TONY ON ROC 2012
Collisions — “those random conversations when you run into someone at a bar or whatever, and it’s not someone that you necessarily talk to in your industry every day. And it just spawns new ideas or insights or patterns that they’ve discovered work in other industries.” He used Zappos current headquarters in Henderson, as an example. “In the building I’m in right now, there are doors all around the entire building. The previous tenant left all the doors unlocked so that employees can exit in and out of any side of the building. We decided to lock all the doors and force all of the employees through the front door in order to maximize the number of collisions among employees. The same type of thinking occurs at the city level when we think about how do we get people out on the streets.”

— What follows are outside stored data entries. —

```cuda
bool make_qkv_map(CUtensorMap* m, const void* ptr, int d, int heads, int l, int b, int ld, int rows) {
  mdb::EncodeTiledFn enc = mdb::get_encode();
  if (!enc) return false;
  cuuint64_t dims[4] = {(cuuint64_t)d, (cuuint64_t)heads, (cuuint64_t)l, (cuuint64_t)b};
  cuuint64_t strides[3] = {(cuuint64_t)d * 2, (cuuint64_t)ld * 2, (cuuint64_t)l * ld * 2};
  cuuint32_t box[4] = {64u, 1u, (cuuint32_t)rows, 1u};
  cuuint32_t estr[4] = {1u, 1u, 1u, 1u};
  return enc(m, CU_TENSOR_MAP_DATA_TYPE_BFLOAT16, 4, const_cast<void*>(ptr), dims, strides, box, estr,
             CU_TENSOR_MAP_INTERLEAVE_NONE, CU_TENSOR_MAP_SWIZZLE_128B, CU_TENSOR_MAP_L2_PROMOTION_L2_256B,
             CU_TENSOR_MAP_FLOAT_OOB_FILL_NONE) == CUDA_SUCCESS;
}

struct KvSources {
  const void* k[mdb::ATT_MAX_SRC];
  const void* v[mdb::ATT_MAX_SRC];
  int ldk[mdb::ATT_MAX_SRC], ldv[mdb::ATT_MAX_SRC], b_kv[mdb::ATT_MAX_SRC];
  int n;
};

bool make_kv_maps(mdb::AttnKvMaps* m, const KvSources& s, int d, int heads, int lk, int rows) {
  for (int i = 0; i < mdb::ATT_MAX_SRC; ++i) {
    const int j = i < s.n ? i : 0;
    if (!make_qkv_map(&m->k[i], s.k[j], d, heads, lk, s.b_kv[j], s.ldk[j], rows) ||
        !make_qkv_map(&m->v[i], s.v[j], d, heads, lk, s.b_kv[j], s.ldv[j], rows))
      return false;
  }
  return true;
}

int attn_num_sms() {
  static int sms = 0;
  if (!sms) {
    int dev = 0;
    cudaGetDevice(&dev);
    if (cudaDeviceGetAttribute(&sms, cudaDevAttrMultiProcessorCount, dev) != cudaSuccess || sms <= 0) sms = 132;
  }
  return sms;
}

int multi_q_step(int b, int heads, int lq, int lk, int n_sets, int bn) {
  if (lk > bn || n_sets != 1) return 0;
  const char* e = getenv("MDB_ATTN_MULTIQ");
  if (e && e[0] == '0') return 0;
  const int nq = (lq + mdb::ATT_BM - 1) / mdb::ATT_BM;
  const long long per_tile_ctas = static_cast<long long>(b) * heads;
  const long long slots = attn_num_sms();
  if (per_tile_ctas * nq <= slots) return 0;
  long long gx = slots / per_tile_ctas;
  if (gx < 1) gx = 1;
  if (gx >= nq) return 0;
  return static_cast<int>(gx);
}

template <int D, int BN_>
int launch_attention(const void* q, int ldq, const KvSources& src, void* out, int ldo, int b, int heads, int lq, int lk,
                     const int* kv_index, int n_sets, float scale, cudaStream_t st) {
  using Cfg = mdb::AttnCfg<D, BN_>;
  static bool attr = false;
  if (!attr) {
    cudaError_t e = cudaFuncSetAttribute(mdb::attention_wgmma_kernel<D, BN_>, cudaFuncAttributeMaxDynamicSharedMemorySize, Cfg::kSmemBytes);
    if (e != cudaSuccess) return mdb::set_error(MDB_ERR_CUDA, "attention_wgmma_kernel smem attr: %s", cudaGetErrorString(e));
    attr = true;
  }
  CUtensorMap tq;
  mdb::AttnKvMaps kvm;
  if (!make_qkv_map(&tq, q, D, heads, lq, b, ldq, mdb::ATT_BM) || !make_kv_maps(&kvm, src, D, heads, lk, Cfg::BN))
    return mdb::set_error(MDB_ERR_CUDA, "mdb_attention: cuTensorMapEncodeTiled failed (d=%d heads=%d lq=%d lk=%d)", D, heads, lq, lk);
  mdb::AttnParams p;
  p.out = static_cast<__nv_bfloat16*>(out);
  p.ldo = ldo, p.lq = lq, p.lk = lk, p.kv_index = kv_index, p.n_sets = n_sets, p.n_src = src.n;
  p.scale_log2 = scale * 1.4426950408889634f;
  p.q_step = multi_q_step(b, heads, lq, lk, n_sets, Cfg::BN);
  dim3 grid(p.q_step > 0 ? p.q_step : (lq + mdb::ATT_BM - 1) / mdb::ATT_BM, heads, b);
  cudaError_t le = mdb::launch_pdl(mdb::attention_wgmma_kernel<D, BN_>, grid, dim3(Cfg::kThreads), Cfg::kSmemBytes, st, tq, kvm, p);
  if (le != cudaSuccess) return mdb::set_error(MDB_ERR_CUDA, "attention_wgmma_kernel launch: %s", cudaGetErrorString(le));
  cudaError_t e2 = cudaGetLastError();
  if (e2 != cudaSuccess) return mdb::set_error(MDB_ERR_CUDA, "attention_wgmma_kernel: %s", cudaGetErrorString(e2));
  return MDB_OK;
}

template <int BN_>
int attention_dispatch_bn(const void* q, int ldq, const KvSources& src, void* out, int ldo, int b, int heads, int lq, int lk, int d,
                          const int* kv_index, int n_sets, float scale, cudaStream_t st) {
  switch (d) {
    case 32: return launch_attention<32, BN_>(q, ldq, src, out, ldo, b, heads, lq, lk, kv_index, n_sets, scale, st);
    case 40: return launch_attention<40, BN_>(q, ldq, src, out, ldo, b, heads, lq, lk, kv_index, n_sets, scale, st);
    case 64: return launch_attention<64, BN_>(q, ldq, src, out, ldo, b, heads, lq, lk, kv_index, n_sets, scale, st);
    case 80: return launch_attention<80, BN_>(q, ldq, src, out, ldo, b, heads, lq, lk, kv_index, n_sets, scale, st);
    case 160: return launch_attention<160, BN_>(q, ldq, src, out, ldo, b, heads, lq, lk, kv_index, n_sets, scale, st);
    default: return mdb::set_error(MDB_ERR_UNSUPPORTED, "mdb_attention: head dim %d not instantiated (32, 40, 64, 80, 160)", d);
  }
}

int attention_dispatch(const void* q, int ldq, const KvSources& src, void* out, int ldo, int b, int heads, int lq, int lk, int d,
                       const int* kv_index, int n_sets, float scale, cudaStream_t st) {
  const char* e = getenv("MDB_ATTN_KERNEL");
  if (e && !strcmp(e, "tc2d")) return attention_dispatch_bn<64>(q, ldq, src, out, ldo, b, heads, lq, lk, d, kv_index, n_sets, scale, st);
  if (e && !strcmp(e, "tc")) return attention_dispatch_bn<128>(q, ldq, src, out, ldo, b, heads, lq, lk, d, kv_index, n_sets, scale, st);
  if (e && *e && strcmp(e, "tc2"))
    return mdb::set_error(MDB_ERR_INVALID, "mdb_attention: MDB_ATTN_KERNEL must be tc2, tc2d or tc (got %s)", e);
  return attention_dispatch_bn<0>(q, ldq, src, out, ldo, b, heads, lq, lk, d, kv_index, n_sets, scale, st);
}

}

extern "C" int mdb_attention_multi(const void* q, int ldq, int n_src, const void* const* k, const int* ldk, const void* const* v,
                                   const int* ldv, const int* b_kv, void* out, int ldo, int b, int heads, int lq, int lk, int d,
                                   const int* kv_index, int n_sets, float scale, void* stream) {
  using namespace mdb;
  if (!q || !k || !v || !ldk || !ldv || !b_kv || !out) return set_error(MDB_ERR_INVALID, "mdb_attention: null pointer");
  if (n_src < 1 || n_src > ATT_MAX_SRC) return set_error(MDB_ERR_INVALID, "mdb_attention: 1..%d K/V sources", ATT_MAX_SRC);
  if (n_sets < 1 || n_sets > 2 || (n_sets == 2 && !kv_index))
    return set_error(MDB_ERR_INVALID, "mdb_attention: n_sets must be 1 or 2 (2 needs kv_index)");
  if (scale <= 0.f) return set_error(MDB_ERR_INVALID, "mdb_attention: scale must be positive");
  if (lq <= 0 || lk <= 0 || b <= 0 || heads <= 0) return set_error(MDB_ERR_INVALID, "mdb_attention: bad shape");
  if (ldq % 8 || ldo % 8) return set_error(MDB_ERR_UNSUPPORTED, "mdb_attention: strides must be multiples of 8");
  KvSources src;
  src.n = n_src;
  for (int i = 0; i < n_src; ++i) {
    if (!k[i] || !v[i] || b_kv[i] <= 0) return set_error(MDB_ERR_INVALID, "mdb_attention: bad K/V source %d", i);
    if (ldk[i] % 8 || ldv[i] % 8) return set_error(MDB_ERR_UNSUPPORTED, "mdb_attention: strides must be multiples of 8");
    src.k[i] = k[i], src.v[i] = v[i], src.ldk[i] = ldk[i], src.ldv[i] = ldv[i], src.b_kv[i] = b_kv[i];
  }
  if (!kv_index && (n_src != 1 || b_kv[0] != b)) return set_error(MDB_ERR_INVALID, "mdb_attention: b_kv != b or several sources need kv_index");
  return attention_dispatch(q, ldq, src, out, ldo, b, heads, lq, lk, d, kv_index, n_sets, scale, static_cast<cudaStream_t>(stream));
}

extern "C" int mdb_attention(const void* q, int ldq, const void* k, int ldk, const void* v, int ldv, void* out, int ldo, int b,
                             int b_kv, int heads, int lq, int lk, int d, const int* kv_index, int n_sets, float scale,
                             void* stream) {
  return mdb_attention_multi(q, ldq, 1, &k, &ldk, &v, &ldv, &b_kv, out, ldo, b, heads, lq, lk, d, kv_index, n_sets, scale, stream);
}
```

### magicdrive_b200/csrc/ptx.cuh

```cuda
#pragma once
#include <cuda.h>
#include <cuda_bf16.h>
#include <cuda_runtime.h>
#include <stdint.h>

namespace mdb {

__device__ __forceinline__ uint32_t smem_u32(const void* p) {
  return static_cast<uint32_t>(__cvta_generic_to_shared(p));
}

__device__ __forceinline__ bool elect_one() {
  uint32_t pred = 0;
  asm volatile(
      "{\n\t"
      ".reg .pred P;\n\t"
      "elect.sync _|P, 0xffffffff;\n\t"
      "selp.b32 %0, 1, 0, P;\n\t"
      "}\n"
      : "=r"(pred));
  return pred != 0;
}
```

Co-learning — “the long-term vision is we want learning from external sources, but we also want the community to be teaching itself, and making itself smarter. And so, for example, we’re planning on investing in 100 to 200 small businesses that help build a sense of neighborhood and community. Maybe the florist is really good at marketing and the person who runs the coffee shop is really good at interviewing. So, ideally it’s something that they would all share with each other, within the community, and instead of everyone just being an island.”
Community — “the serendipitous encounters that you see from what’s happening right now in the Fremont East area [of downtown Vegas]. If you go to lunch or drinks or whatever for an hour, it’s normal to run into ten different people that you know. And that definitely helps that ongoing sense of serendipity and familiarity. It definitely helps in contributing to that sense of community. I guess it’s a widely overused word, so I try not to use it as often, but I guess we’re thinking of it more as the analogous thing to a company culture, but but just at a city level, so basically culture is to company as community is to city. And there’s lots of places that claim to have community, but don’t really.”